Required work: Work through the listing below, copying each line that carries the word "MsmSet".
Available data START
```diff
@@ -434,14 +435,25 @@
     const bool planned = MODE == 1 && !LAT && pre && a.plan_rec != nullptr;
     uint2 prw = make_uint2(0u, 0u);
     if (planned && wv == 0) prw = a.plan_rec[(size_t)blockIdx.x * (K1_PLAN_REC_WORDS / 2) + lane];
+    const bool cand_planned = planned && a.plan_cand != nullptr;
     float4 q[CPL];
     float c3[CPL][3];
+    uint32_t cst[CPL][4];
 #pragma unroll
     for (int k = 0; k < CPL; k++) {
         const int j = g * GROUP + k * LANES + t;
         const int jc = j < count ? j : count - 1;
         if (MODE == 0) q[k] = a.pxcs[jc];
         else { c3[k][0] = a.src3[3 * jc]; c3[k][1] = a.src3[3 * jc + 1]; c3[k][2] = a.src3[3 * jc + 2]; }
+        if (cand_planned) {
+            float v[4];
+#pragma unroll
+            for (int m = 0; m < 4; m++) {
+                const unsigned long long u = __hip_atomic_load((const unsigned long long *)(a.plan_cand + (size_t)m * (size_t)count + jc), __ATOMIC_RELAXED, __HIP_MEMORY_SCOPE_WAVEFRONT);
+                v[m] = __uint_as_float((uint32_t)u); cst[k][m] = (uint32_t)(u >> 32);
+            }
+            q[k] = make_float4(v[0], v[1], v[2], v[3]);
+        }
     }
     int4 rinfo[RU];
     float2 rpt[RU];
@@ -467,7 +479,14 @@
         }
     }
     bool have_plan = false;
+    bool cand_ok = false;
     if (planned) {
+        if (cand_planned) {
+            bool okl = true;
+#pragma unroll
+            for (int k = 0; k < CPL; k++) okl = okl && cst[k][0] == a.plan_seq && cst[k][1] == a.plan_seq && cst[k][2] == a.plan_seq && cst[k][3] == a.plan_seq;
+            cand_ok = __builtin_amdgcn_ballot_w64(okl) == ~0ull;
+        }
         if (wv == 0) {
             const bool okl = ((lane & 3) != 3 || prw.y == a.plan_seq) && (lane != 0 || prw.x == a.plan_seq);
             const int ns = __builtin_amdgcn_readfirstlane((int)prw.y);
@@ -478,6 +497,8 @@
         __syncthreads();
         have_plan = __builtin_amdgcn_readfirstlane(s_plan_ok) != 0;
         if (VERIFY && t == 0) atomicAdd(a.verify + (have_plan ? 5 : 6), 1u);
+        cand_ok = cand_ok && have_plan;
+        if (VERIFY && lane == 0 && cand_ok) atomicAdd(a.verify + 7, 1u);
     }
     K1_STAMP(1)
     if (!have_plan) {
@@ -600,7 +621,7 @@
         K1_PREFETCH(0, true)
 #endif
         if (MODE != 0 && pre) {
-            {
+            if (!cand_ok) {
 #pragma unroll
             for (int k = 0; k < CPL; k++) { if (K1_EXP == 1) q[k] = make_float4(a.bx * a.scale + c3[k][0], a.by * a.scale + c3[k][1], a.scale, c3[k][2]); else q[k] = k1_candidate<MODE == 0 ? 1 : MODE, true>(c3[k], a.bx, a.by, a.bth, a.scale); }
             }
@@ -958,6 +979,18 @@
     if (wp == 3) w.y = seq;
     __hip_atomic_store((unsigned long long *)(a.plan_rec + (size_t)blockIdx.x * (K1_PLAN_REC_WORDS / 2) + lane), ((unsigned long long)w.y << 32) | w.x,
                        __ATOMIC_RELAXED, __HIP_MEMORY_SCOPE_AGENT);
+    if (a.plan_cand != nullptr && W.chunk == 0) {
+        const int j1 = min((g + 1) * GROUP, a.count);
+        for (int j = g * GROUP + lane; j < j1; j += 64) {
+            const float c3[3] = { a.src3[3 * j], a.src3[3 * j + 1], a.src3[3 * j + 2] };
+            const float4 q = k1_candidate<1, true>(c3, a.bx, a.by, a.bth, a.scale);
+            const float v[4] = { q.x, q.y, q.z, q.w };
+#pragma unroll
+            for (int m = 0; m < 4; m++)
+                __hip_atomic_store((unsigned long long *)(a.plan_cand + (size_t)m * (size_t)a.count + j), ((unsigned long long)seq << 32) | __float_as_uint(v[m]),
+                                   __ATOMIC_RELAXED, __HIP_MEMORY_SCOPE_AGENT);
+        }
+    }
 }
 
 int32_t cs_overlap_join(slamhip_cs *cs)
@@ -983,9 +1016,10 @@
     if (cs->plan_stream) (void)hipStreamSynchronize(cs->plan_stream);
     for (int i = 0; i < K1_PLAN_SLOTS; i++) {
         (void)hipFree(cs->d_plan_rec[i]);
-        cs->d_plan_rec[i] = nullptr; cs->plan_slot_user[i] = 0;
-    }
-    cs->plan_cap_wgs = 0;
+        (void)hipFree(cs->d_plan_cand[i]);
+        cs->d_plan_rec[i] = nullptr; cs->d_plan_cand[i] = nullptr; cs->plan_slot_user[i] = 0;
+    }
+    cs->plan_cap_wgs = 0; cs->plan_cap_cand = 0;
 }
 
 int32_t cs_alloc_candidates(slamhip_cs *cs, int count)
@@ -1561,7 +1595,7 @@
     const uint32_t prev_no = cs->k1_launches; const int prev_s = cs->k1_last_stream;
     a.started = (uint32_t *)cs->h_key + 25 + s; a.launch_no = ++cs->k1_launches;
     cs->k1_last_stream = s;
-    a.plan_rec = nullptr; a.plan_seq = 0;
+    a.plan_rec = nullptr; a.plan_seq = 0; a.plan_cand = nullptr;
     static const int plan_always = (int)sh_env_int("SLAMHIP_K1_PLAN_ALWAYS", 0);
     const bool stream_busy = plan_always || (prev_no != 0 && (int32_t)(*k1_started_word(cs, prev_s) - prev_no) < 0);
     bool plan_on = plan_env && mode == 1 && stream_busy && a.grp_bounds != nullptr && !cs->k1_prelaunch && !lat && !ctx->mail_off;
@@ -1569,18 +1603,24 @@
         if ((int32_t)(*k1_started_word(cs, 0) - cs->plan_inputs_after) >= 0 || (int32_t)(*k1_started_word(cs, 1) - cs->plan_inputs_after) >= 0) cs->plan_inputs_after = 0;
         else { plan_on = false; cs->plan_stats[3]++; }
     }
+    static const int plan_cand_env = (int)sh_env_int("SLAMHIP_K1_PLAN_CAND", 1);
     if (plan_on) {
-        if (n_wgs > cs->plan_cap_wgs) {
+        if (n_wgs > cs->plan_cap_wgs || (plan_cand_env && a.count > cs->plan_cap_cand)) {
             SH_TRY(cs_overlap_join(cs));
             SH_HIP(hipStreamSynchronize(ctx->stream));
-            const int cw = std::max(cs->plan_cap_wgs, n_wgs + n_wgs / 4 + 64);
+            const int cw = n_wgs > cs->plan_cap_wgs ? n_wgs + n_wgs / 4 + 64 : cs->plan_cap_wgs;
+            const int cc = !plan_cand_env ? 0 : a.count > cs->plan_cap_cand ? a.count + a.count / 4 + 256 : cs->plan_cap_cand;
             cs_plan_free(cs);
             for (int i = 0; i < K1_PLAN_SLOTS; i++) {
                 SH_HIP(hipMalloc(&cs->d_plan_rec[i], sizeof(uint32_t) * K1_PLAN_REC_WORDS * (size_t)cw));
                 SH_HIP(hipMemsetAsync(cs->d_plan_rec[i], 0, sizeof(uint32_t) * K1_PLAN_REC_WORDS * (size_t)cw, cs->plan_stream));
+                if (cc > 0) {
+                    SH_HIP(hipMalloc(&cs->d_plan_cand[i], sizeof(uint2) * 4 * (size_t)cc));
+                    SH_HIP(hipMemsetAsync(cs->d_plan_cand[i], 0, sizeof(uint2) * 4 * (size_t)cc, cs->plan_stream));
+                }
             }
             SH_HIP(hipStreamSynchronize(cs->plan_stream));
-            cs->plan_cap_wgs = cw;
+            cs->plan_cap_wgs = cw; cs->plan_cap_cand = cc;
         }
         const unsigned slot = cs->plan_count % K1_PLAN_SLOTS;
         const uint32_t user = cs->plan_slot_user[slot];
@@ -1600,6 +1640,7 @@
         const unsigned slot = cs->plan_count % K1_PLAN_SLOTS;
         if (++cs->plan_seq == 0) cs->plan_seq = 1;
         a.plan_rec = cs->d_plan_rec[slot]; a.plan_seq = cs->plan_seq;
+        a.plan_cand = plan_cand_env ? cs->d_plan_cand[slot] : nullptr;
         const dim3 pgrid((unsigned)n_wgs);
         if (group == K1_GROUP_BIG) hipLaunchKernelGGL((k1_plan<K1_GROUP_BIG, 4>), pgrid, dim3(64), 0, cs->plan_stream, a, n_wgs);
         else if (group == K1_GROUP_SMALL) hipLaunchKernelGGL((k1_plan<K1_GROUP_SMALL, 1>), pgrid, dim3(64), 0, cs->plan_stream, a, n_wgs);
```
Available data END
Available data START
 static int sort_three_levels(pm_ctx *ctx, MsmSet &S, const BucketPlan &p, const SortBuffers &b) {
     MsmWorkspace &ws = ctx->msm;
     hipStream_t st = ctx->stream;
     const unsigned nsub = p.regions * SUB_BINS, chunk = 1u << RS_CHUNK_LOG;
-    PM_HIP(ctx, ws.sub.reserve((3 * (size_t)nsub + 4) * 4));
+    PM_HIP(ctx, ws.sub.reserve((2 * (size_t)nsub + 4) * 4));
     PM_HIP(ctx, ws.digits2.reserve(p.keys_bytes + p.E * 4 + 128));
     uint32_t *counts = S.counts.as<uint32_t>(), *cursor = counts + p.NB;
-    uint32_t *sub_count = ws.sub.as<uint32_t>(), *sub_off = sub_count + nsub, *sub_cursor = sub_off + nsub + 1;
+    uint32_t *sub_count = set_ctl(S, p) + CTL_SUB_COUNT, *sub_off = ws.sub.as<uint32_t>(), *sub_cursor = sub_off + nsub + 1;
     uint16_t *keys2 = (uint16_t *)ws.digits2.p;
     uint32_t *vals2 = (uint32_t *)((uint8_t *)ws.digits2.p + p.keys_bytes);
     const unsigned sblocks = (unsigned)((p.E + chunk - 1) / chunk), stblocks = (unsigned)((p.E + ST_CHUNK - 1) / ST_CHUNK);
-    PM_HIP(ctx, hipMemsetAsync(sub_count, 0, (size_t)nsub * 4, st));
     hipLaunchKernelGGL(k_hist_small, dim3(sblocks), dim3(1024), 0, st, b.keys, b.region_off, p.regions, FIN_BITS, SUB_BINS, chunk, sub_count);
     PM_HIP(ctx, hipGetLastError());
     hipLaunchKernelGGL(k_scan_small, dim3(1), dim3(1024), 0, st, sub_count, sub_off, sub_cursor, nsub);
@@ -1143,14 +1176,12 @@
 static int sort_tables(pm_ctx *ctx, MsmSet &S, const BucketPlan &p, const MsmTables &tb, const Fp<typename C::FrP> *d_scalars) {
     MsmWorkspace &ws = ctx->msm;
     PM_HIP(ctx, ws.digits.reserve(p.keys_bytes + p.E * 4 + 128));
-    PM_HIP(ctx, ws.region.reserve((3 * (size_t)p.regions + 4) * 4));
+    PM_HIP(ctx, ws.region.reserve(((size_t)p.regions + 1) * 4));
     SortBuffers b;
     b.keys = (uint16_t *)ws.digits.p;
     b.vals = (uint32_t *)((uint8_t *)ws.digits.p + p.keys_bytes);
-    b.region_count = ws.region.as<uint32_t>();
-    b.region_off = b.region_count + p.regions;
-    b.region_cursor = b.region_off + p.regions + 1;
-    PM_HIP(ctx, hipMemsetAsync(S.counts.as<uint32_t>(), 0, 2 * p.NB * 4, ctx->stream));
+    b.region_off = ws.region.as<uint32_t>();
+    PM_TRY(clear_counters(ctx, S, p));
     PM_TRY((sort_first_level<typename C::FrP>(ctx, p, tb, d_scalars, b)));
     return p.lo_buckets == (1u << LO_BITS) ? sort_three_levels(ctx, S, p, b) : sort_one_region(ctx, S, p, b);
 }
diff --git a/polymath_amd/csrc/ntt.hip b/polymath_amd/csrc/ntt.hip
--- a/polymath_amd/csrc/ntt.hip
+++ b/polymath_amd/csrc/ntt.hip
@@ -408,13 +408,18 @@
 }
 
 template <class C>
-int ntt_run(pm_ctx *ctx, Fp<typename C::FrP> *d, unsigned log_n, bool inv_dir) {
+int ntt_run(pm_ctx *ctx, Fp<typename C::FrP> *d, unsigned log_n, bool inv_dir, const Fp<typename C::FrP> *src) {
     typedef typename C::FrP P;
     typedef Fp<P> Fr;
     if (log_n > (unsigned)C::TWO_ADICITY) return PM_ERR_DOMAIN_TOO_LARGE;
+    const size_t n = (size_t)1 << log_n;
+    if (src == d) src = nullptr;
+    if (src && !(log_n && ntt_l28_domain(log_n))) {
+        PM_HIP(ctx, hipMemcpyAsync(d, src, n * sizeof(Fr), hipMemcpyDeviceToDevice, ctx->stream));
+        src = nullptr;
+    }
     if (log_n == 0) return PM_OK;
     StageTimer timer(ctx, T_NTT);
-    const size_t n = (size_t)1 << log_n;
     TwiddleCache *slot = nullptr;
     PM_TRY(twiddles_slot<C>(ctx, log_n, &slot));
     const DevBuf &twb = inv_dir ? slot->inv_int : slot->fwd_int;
Available data END
Response area:
 static int sort_three_levels(pm_ctx *ctx, MsmSet &S, const BucketPlan &p, const SortBuffers &b) {
 static int sort_tables(pm_ctx *ctx, MsmSet &S, const BucketPlan &p, const MsmTables &tb, const Fp<typename C::FrP> *d_scalars) {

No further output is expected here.